Exercise prompt: In the response, each entry below should appear again exactly as given.

Data shown:
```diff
-          const double nd = own_row_dot(nrow, myv + hf * NH);
-          const double r2 = row16_sum_d(halve_pair_d<16>(gj_ * nd, gj_ * u0, lane));
-          const double dnd = pick(r2, 0), dm = pick(r2, 16);
-          const double s1 = fma(cp, fma(cp, a0, 2.0 * dm), dnd);
-          const float s1f = (float)s1;
-          rnn = __builtin_amdgcn_sqrtf(s1f < 0.f ? 0.f : s1f);
+          rnn = resid_norm_c<NH, MLD>(dl, cp, a0, u0, live, j, hf, lane, myv, tucol, nrow);
         }
         if (kk >= 0) {
           beta = ((float)rz < a.eps) ? 0.0 : (double)((float)rzn * inv_rz);
           if (rhs_zero) rnn = 0.f;
           rn = rnn;
-          if (rec && (rec_first || rec_last)) a.resid_rec[(size_t)kk * a.B + bc] = rn;
+          if (rec && (rec_first || rec_last) && !late_now) {
+            long long nb = a.B;
+            asm volatile("" : "+s"(nb));
+            a.resid_rec[(size_t)kk * (size_t)nb + bc] = rn;
+          }
         } else {
           beta = 0.0;
           rn = rnn;
@@ -447,10 +501,15 @@
         a.rz[bc] = (float)rz;
         a.alpha[bc] = last_alpha;
         a.beta[bc] = (float)beta;
-        a.resid_norm[bc] = rn;
-        a.has_conv[bc] = conv ? 1 : 0;
-        if (a.close_gran) {
-          granule_store(a.close_gran + b, granule_pack(a.close_epoch | close_flags, rn), false);
+        if (late) {
+          late_v[33] = (double)close_flags;
+          late_v[34] = (double)b;
+        } else {
+          a.resid_norm[bc] = rn;
+          a.has_conv[bc] = conv ? 1 : 0;
+          if (a.close_gran) {
+            granule_store(a.close_gran + b, granule_pack(a.close_epoch | close_flags, rn), false);
+          }
         }
       }
       __builtin_amdgcn_wave_barrier();
@@ -459,12 +518,20 @@
       xi = etap;
       {
         const double* col = mat_s + (size_t)(hf * NH) * MLD + jr;
+        double cv[NH];
+        double2 ee[NH / 2];
+#pragma unroll
+        for (int q = 0; q < NH; q += 2) {
+          ee[q / 2] = *reinterpret_cast<const double2*>(myv + hf * NH + q);
+          cv[q] = col[(size_t)q * MLD];
+          cv[q + 1] = col[(size_t)(q + 1) * MLD];
+        }
+        __builtin_amdgcn_sched_barrier(0);
         double a0_ = 0.0, a1_ = 0.0;
 #pragma unroll
         for (int q = 0; q < NH; q += 2) {
-          const double2 ee = *reinterpret_cast<const double2*>(myv + hf * NH + q);
-          a0_ = fma(col[(size_t)q * MLD], ee.x, a0_);
-          a1_ = fma(col[(size_t)(q + 1) * MLD], ee.y, a1_);
+          a0_ = fma(cv[q], ee[q / 2].x, a0_);
+          a1_ = fma(cv[q + 1], ee[q / 2].y, a1_);
         }
         double lo_, up_;
         halves_d(a0_ + a1_, lo_, up_);
@@ -532,7 +599,7 @@
     }
     __builtin_amdgcn_s_setprio(0);
     if (stamp) a.dbg[4] = wall_clock64();
-    __syncthreads();
+    late_pending = wig == 0 && a.iters > 0 && __builtin_amdgcn_readfirstlane((int)(b_next < a.B)) != 0;
     b = b_next;
   }
   if (a.close_gran && wig == 0 && !closed) {
```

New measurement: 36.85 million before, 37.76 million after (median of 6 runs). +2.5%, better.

Exercise output:
```diff
-          const double nd = own_row_dot(nrow, myv + hf * NH);
-          const double r2 = row16_sum_d(halve_pair_d<16>(gj_ * nd, gj_ * u0, lane));
-          const double dnd = pick(r2, 0), dm = pick(r2, 16);
-          const double s1 = fma(cp, fma(cp, a0, 2.0 * dm), dnd);
-          const float s1f = (float)s1;
-          rnn = __builtin_amdgcn_sqrtf(s1f < 0.f ? 0.f : s1f);
+          rnn = resid_norm_c<NH, MLD>(dl, cp, a0, u0, live, j, hf, lane, myv, tucol, nrow);
         }
         if (kk >= 0) {
           beta = ((float)rz < a.eps) ? 0.0 : (double)((float)rzn * inv_rz);
           if (rhs_zero) rnn = 0.f;
           rn = rnn;
-          if (rec && (rec_first || rec_last)) a.resid_rec[(size_t)kk * a.B + bc] = rn;
+          if (rec && (rec_first || rec_last) && !late_now) {
+            long long nb = a.B;
+            asm volatile("" : "+s"(nb));
+            a.resid_rec[(size_t)kk * (size_t)nb + bc] = rn;
+          }
         } else {
           beta = 0.0;
           rn = rnn;
@@ -447,10 +501,15 @@
         a.rz[bc] = (float)rz;
         a.alpha[bc] = last_alpha;
         a.beta[bc] = (float)beta;
-        a.resid_norm[bc] = rn;
-        a.has_conv[bc] = conv ? 1 : 0;
-        if (a.close_gran) {
-          granule_store(a.close_gran + b, granule_pack(a.close_epoch | close_flags, rn), false);
+        if (late) {
+          late_v[33] = (double)close_flags;
+          late_v[34] = (double)b;
+        } else {
+          a.resid_norm[bc] = rn;
+          a.has_conv[bc] = conv ? 1 : 0;
+          if (a.close_gran) {
+            granule_store(a.close_gran + b, granule_pack(a.close_epoch | close_flags, rn), false);
+          }
         }
       }
       __builtin_amdgcn_wave_barrier();
@@ -459,12 +518,20 @@
       xi = etap;
       {
         const double* col = mat_s + (size_t)(hf * NH) * MLD + jr;
+        double cv[NH];
+        double2 ee[NH / 2];
+#pragma unroll
+        for (int q = 0; q < NH; q += 2) {
+          ee[q / 2] = *reinterpret_cast<const double2*>(myv + hf * NH + q);
+          cv[q] = col[(size_t)q * MLD];
+          cv[q + 1] = col[(size_t)(q + 1) * MLD];
+        }
+        __builtin_amdgcn_sched_barrier(0);
         double a0_ = 0.0, a1_ = 0.0;
 #pragma unroll
         for (int q = 0; q < NH; q += 2) {
-          const double2 ee = *reinterpret_cast<const double2*>(myv + hf * NH + q);
-          a0_ = fma(col[(size_t)q * MLD], ee.x, a0_);
-          a1_ = fma(col[(size_t)(q + 1) * MLD], ee.y, a1_);
+          a0_ = fma(cv[q], ee[q / 2].x, a0_);
+          a1_ = fma(cv[q + 1], ee[q / 2].y, a1_);
         }
         double lo_, up_;
         halves_d(a0_ + a1_, lo_, up_);
@@ -532,7 +599,7 @@
     }
     __builtin_amdgcn_s_setprio(0);
     if (stamp) a.dbg[4] = wall_clock64();
-    __syncthreads();
+    late_pending = wig == 0 && a.iters > 0 && __builtin_amdgcn_readfirstlane((int)(b_next < a.B)) != 0;
     b = b_next;
   }
   if (a.close_gran && wig == 0 && !closed) {
```

New measurement: 36.85 million before, 37.76 million after (median of 6 runs). +2.5%, better.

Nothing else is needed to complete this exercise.